Церковь была новая, построенная из больших круглых бревен, без какой-либо архитектурной мысли, но уютная внутри своей деревянной громадины, где уже бегали со свечками чувашские дети.
Мой нательный крест больше тридцати лет лежал в закрытом для меня ящике родительского шкафа, и о своем крещении в Леоновской церкви на севере Москвы я вспоминал разве что из-за древней истории, случившейся в ней. История эта проста и подойдет к разговору не со всяким человеком: однажды местный помещик был настолько пьян, что его приняли за мертвого и почти успели отпеть. В церкви он и проснулся.
Жена христианства не понимала, но, как все чуваши, любила домашние праздники и потому решила крестить нашего сына. Я не хотел этого, но не противился. В конце концов, христианского в ней было гораздо больше, чем во мне. В раю, уверен, чувашский язык звучит чаще, чем в России. Единственным моим условием стало крещение в любой церкви, кроме московской. Так сказалась моя журналистская профессия с ее осведомленностью и моральным лабиринтом.
Нами была выбрана церковь неподалеку от Дмитрова. Я был связан с этим городом прохудившейся дачей с безобразным садом — моим случайным наследством. Священник оказался молодым парнем простого романтического характера, такие ходят на концерты Юрия Шевчука. Он понял нас и попросил лишь до крещения четыре раза побывать на службе в любой из церквей.
— Мы заедем к тебе в больницу после службы, — говорила Лена своему отцу по телефону, — уже скоро начнется.
— Нет, Дима не нашел права, а документы на машину были в сумке, которую ты взял в больницу, — продолжала она.
— Поняла, обезболивающие. Еще нам нужно купить лекарство для цыплят. Один уже умер. Может быть, служба закончится раньше и мы уже скоро привезем тебе эти таблетки…
— Лена, церковная служба всегда заканчивается в одно время, — сказал я.
С крещением ничего не выходило. Лишь через месяц мы смогли собраться на первую для себя службу, люди, которые должны были стать крестными и гостями на веселом празднике, разъезжались по командировкам или сидели по дачам, не намереваясь выбираться до исхода эпидемии. От коронавируса в Чебоксарах умер местный епископ Варнава.
Лена расстраивалась.
— В конце концов, можно найти других крестных, все равно в это никто не верит, — говорила она.
— Во что в «это»? — спрашивал я.
— Ну в бога…
Не помню, чтобы я когда-либо хотел устроить праздник для своих друзей. Может быть, и хотел, но не устроил. Варнава был из Рязани, а завещал похоронить себя в Чебоксарах. «Салам», — скажут ему в православном раю.

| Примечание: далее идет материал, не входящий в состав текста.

# hyperplane-lab/RGBManip

Hardware: AMD Instinct MI355X
Metric: adapose_poses_per_sec_batch256 (higher is better)
Workload: dtype bf16

## Files before the change

include/rgbm.h:

```cpp
#ifndef RGBM_H_
#define RGBM_H_
#include <stddef.h>
#include <stdint.h>

#ifdef __cplusplus
extern "C" {
#endif

#define RGBM_VERSION 100
#define RGBM_F32 0
#define RGBM_BF16 1
#define RGBM_F16 2
#define RGBM_BF16X3 3

int rgbm_version(void);
const char* rgbm_last_error(void);

typedef struct rgbm_weight_desc {
  const char* name;
  const float* data;
  int ndim;
  const int64_t* shape;
} rgbm_weight_desc;

// ... 67 lines not shown
int rgbm_depth_fusion(const float* depth, const float* conf, const uint8_t* mask, const double* Kcrop, const double* E, int n, int V, int S,
                      double px_max, double rel_max, float conf_min, int n_min, float* fused, uint8_t* keep, uint8_t* nviews, uint16_t* agree,
                      void* stream);
int rgbm_cloud_pack_views(const float* fused, const uint8_t* keep, const double* Kcrop, const double* E, int n, int V, int S, int cap,
                          float* cloud, int32_t* index, int32_t* count, void* stream);
int rgbm_cloud_gather_views(const float* maps, const int32_t* index, int n, int V, int S2, int C, int cap, float* out, void* stream);

int rgbm_adapose_postprocess(int B, int P, int img_size, const float* nocs1, const float* depth1, const float* r1,
                             const int32_t* choose1, const double* Kcrop, const double* E1, double* bbox_world, double* ts,
                             int32_t* valid, void* stream);
int rgbm_adapose_postprocess_scratch_bytes(int B, size_t* bytes);
int rgbm_adapose_postprocess_ws(int B, int P, int img_size, const float* nocs1, const float* depth1, const float* r1,
                                const int32_t* choose1, const double* Kcrop, const double* E1, double* bbox_world, double* ts,
                                int32_t* valid, void* scratch, size_t scratch_bytes, void* stream);

int rgbm_adapose_postprocess_regressed(int B, int P, const float* nocs1, const float* r1, const float* t1, const float* s1,
                                       const double* E1, double* bbox_world, double* ts, int32_t* valid, void* stream);

int rgbm_adapose_postprocess_ransac(int B, int P, int img_size, uint32_t seed, const float* nocs1, const float* depth1,
                                    const int32_t* choose1, const double* Kcrop, const double* E1, double* bbox_world, double* srt,
                                    int32_t* valid, void* stream);
int rgbm_adapose_postprocess_pnp(int B, int P, uint32_t seed, const float* nocs1, const float* pts2d1, const float* nocs2,
                                 const float* pts2d2, const double* K, const double* E1, const double* E2, double* bbox_out,
                                 double* srt_out, int32_t* info_out, int32_t* valid_out, void* stream);

int rgbm_prepare_inputs(const float* rgb_dev, const uint8_t* mask_dev, const double* K_dev, int N, int H, int W, int S, int P,
                        uint32_t seed, float* img_out, int32_t* choose_out, float* pts2d_out, double* Kcrop_out,
                        int32_t* window_out, int32_t* valid_out, uint8_t* scratch, void* stream);

int rgbm_prepare_inputs_indexed(const float* rgb_dev, const uint8_t* mask_dev, const double* K_dev, const int32_t* frame_map_dev,
                                int N, int H, int W, int S, int P, uint32_t seed, float* img_out, int32_t* choose_out,
                                float* pts2d_out, double* Kcrop_out, int32_t* window_out, int32_t* valid_out, uint8_t* scratch,
                                void* stream);
int rgbm_prepare_inputs_ex(const float* rgb_dev, const uint8_t* mask_dev, const double* K_dev, const int32_t* frame_map_dev,
                           int frame0, int N, int H, int W, int S, int P, uint32_t seed, float* img_out, int32_t* choose_out,
                           float* pts2d_out, double* Kcrop_out, int32_t* window_out, int32_t* valid_out, uint8_t* scratch,
                           void* stream);
int rgbm_prepare_inputs_u8(const uint8_t* rgb_dev, const uint8_t* mask_dev, const double* K_dev, const int32_t* frame_map_dev,
                           int frame0, int N, int H, int W, int S, int P, uint32_t seed, float* img_out, int32_t* choose_out,
                           float* pts2d_out, double* Kcrop_out, int32_t* window_out, int32_t* valid_out, uint8_t* scratch,
                           void* stream);
int rgbm_prepare_inputs_opt(const void* rgb_dev, int pixel_type, int normalize, const uint8_t* mask_dev, const double* K_dev,
                            const int32_t* frame_map_dev, int frame0, int N, int H, int W, int S, int P, uint32_t seed, float* img_out,
                            int32_t* choose_out, float* pts2d_out, double* Kcrop_out, int32_t* window_out, int32_t* valid_out,
                            uint8_t* scratch, void* stream);
int rgbm_prepare_inputs_windows(const void* pix_dev, int pixel_type, int normalize, const uint8_t* mask_pix_dev, const int64_t* offset_dev,
                                const int32_t* window_dev, const int32_t* valid_in_dev, const double* K_dev, int frame0, int N, int H, int W,
                                int S, int P, uint32_t seed, float* img_out, int32_t* choose_out, float* pts2d_out, double* Kcrop_out,
                                int32_t* valid_out, uint8_t* scratch, void* stream);
int rgbm_quantize_frames(const float* src_dev, uint8_t* dst_dev, size_t n, void* stream);

int rgbm_projection(const double* Kcrop_dev, const double* E_dev, float* P_dev, int N, void* stream);
int rgbm_mask_extent(const uint8_t* mask_dev, int N, int H, int W, int32_t* ext_out, int32_t* count_out, void* stream);

int rgbm_lookat_quat(const double* dir_dev, int N, int batch_zero, double* quat_dev, void* stream);
int rgbm_control_action_to_pose(const float* action_dev, int lda, const double* pose_mid, const double* pose_min,
                                const double* pose_max, int N, double* pose_dev, void* stream);
typedef struct rgbm_control_reward_args {
  const float* action;
  const double* cam_pose;
  const double* target;
  const float* move_success;
  const double* bbox;
  const double* avail;
  const double* gt_bbox;
  const double* pred_bbox;
  const double* pose_cur;
  const double* pose_prev;
  const double* robot_pose;
  const double* success;
  double* reward;
  double* terms;
  double coef[14];
  double proper_pos[3];
  double precision2;
  int N, T, lda, pots, first;
  int pad_;
} rgbm_control_reward_args;
int rgbm_control_reward(const rgbm_control_reward_args* args, void* stream);
int rgbm_control_grasp_frame(const double* est_dev, int N, double* center_dev, double* direction_dev, void* stream);

typedef struct rgbm_synth_scene {
  const double* cam_pose;
  const double* robot_pose;
  const double* box;
  double fx, fy, cx, cy;
  int N, H, W, env0;
} rgbm_synth_scene;
int rgbm_synth_camera(const rgbm_synth_scene* scene, double* K_dev, double* E_dev, double* rays_dev, void* stream);
int rgbm_synth_render(const rgbm_synth_scene* scene, const double* rays_dev, float* color_dev, uint8_t* mask_dev, void* stream);
int rgbm_synth_render_u8(const rgbm_synth_scene* scene, const double* rays_dev, uint8_t* color_dev, uint8_t* mask_dev,
                         int32_t* extent_dev, int32_t* count_dev, void* stream);

int rgbm_gae(int T, int N, const float* rewards, const uint8_t* dones, const float* values, const float* last_values,
             float gamma, float lam, float* returns, float* adv, double* sums, void* stream);
int rgbm_adv_normalise(int64_t n_local, float* adv, const double* sums, double count_total, void* stream);

typedef struct rgbm_policy_layout {
  int dims[5];
  int log_std;
  int w[2][4];
  int b[2][4];
  int total;
} rgbm_policy_layout;
int rgbm_policy_forward(const float* params, const rgbm_policy_layout* L, int n, int mode, const float* obs, const float* noise,
                        float* actions, float* logp, float* value, float* mu, void* stream);
int rgbm_ppo_partial_floats(const rgbm_policy_layout* L, int n, size_t* count);
int rgbm_ppo_minibatch_fwd_bwd(const float* params, const rgbm_policy_layout* L, int n, const float* obs, const float* actions,
                               const float* old_logp, const float* adv, const float* returns, const float* old_values,
                               const float* old_mu, const float* old_log_std, float clip, float vcoef, float ecoef,
                               float* partial_scratch, float* grads_flat, void* stream);
int rgbm_ppo_clip_adam(float* params, const float* grads_flat, float* exp_avg, float* exp_avg_sq, void* opt_state,
                       const rgbm_policy_layout* L, float inv_world, float max_norm, float desired_kl, float lr_min,
                       float lr_max, int adaptive, void* stream);

#define RGBM_POLICY_MAX_HIDDEN 6
#define RGBM_POLICY_MAX_WIDTH 512
#define RGBM_POLICY_MAX_ACT 32
#define RGBM_ACT_ELU 0
#define RGBM_ACT_SELU 1
#define RGBM_ACT_RELU 2
#define RGBM_ACT_LRELU 3
#define RGBM_ACT_TANH 4
#define RGBM_ACT_SIGMOID 5
typedef struct rgbm_policy_desc {
  int obs_dim, state_dim, act_dim;
  int activation;
  int asymmetric;
  int n_hidden[2];
  int hidden[2][RGBM_POLICY_MAX_HIDDEN];
  int w[2][RGBM_POLICY_MAX_HIDDEN + 1];
  int b[2][RGBM_POLICY_MAX_HIDDEN + 1];
  int log_std;
  int total;
} rgbm_policy_desc;
int rgbm_policy_forward_ex(const float* params, const rgbm_policy_desc* D, int n, int mode, const float* obs, const float* states,
                           const float* noise, float* actions, float* logp, float* value, float* mu, void* stream);
int rgbm_ppo_scratch_floats_ex(const rgbm_policy_desc* D, int n, int clipped_value_loss, size_t* count);
int rgbm_ppo_minibatch_fwd_bwd_ex(const float* params, const rgbm_policy_desc* D, int n, const float* obs, const float* states,
                                  const float* actions, const float* old_logp, const float* adv, const float* returns,
                                  const float* old_values, const float* old_mu, const float* old_log_std, float clip, float vcoef,
                                  float ecoef, int clipped_value_loss, float* scratch, float* grads_flat, void* stream);
int rgbm_ppo_clip_adam_ex(float* params, const float* grads_flat, float* exp_avg, float* exp_avg_sq, void* opt_state, int total,
                          float inv_world, float max_norm, float desired_kl, float lr_min, float lr_max, int adaptive, void* stream);
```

— Можно сказать ему, что мы уже побывали на четырех службах.
— Но ведь это неправда.
— Зато мы успеем встретиться с друзьями до зимы, сделать шашлык на даче.
— Мне достаточно того, что я противен себе, когда вру в пресс-релизах для керченского рыбоконсервного завода…
Людей в Успенской церкви было мало. Я не сразу понял, что священник ведет службу на чувашском, и только несколько молитв были прочитаны на церковнославянском, столь же мало мне понятном. За иконами, скрытыми от глаз батюшки, лежали свежие подарки богу — платочки, свечи, еще что-то, но хлеб все же не клали, как, говорят, заведено в Марий Эл. На столике в углу лежали распечатанные молитвы, и легко переводимое слово Турă в начале предложений казалось положенным на бумагу звуком ветхозаветной персидской трубы.
Из-за жары двери церкви были открыты, за ними бегали дети, отдыхала на стульчике старушка с больными ногами и полным ведром огурцов, а дальше, за жасмином и оградой, ехали постреливающие моторами тракторы с прицепами зерна.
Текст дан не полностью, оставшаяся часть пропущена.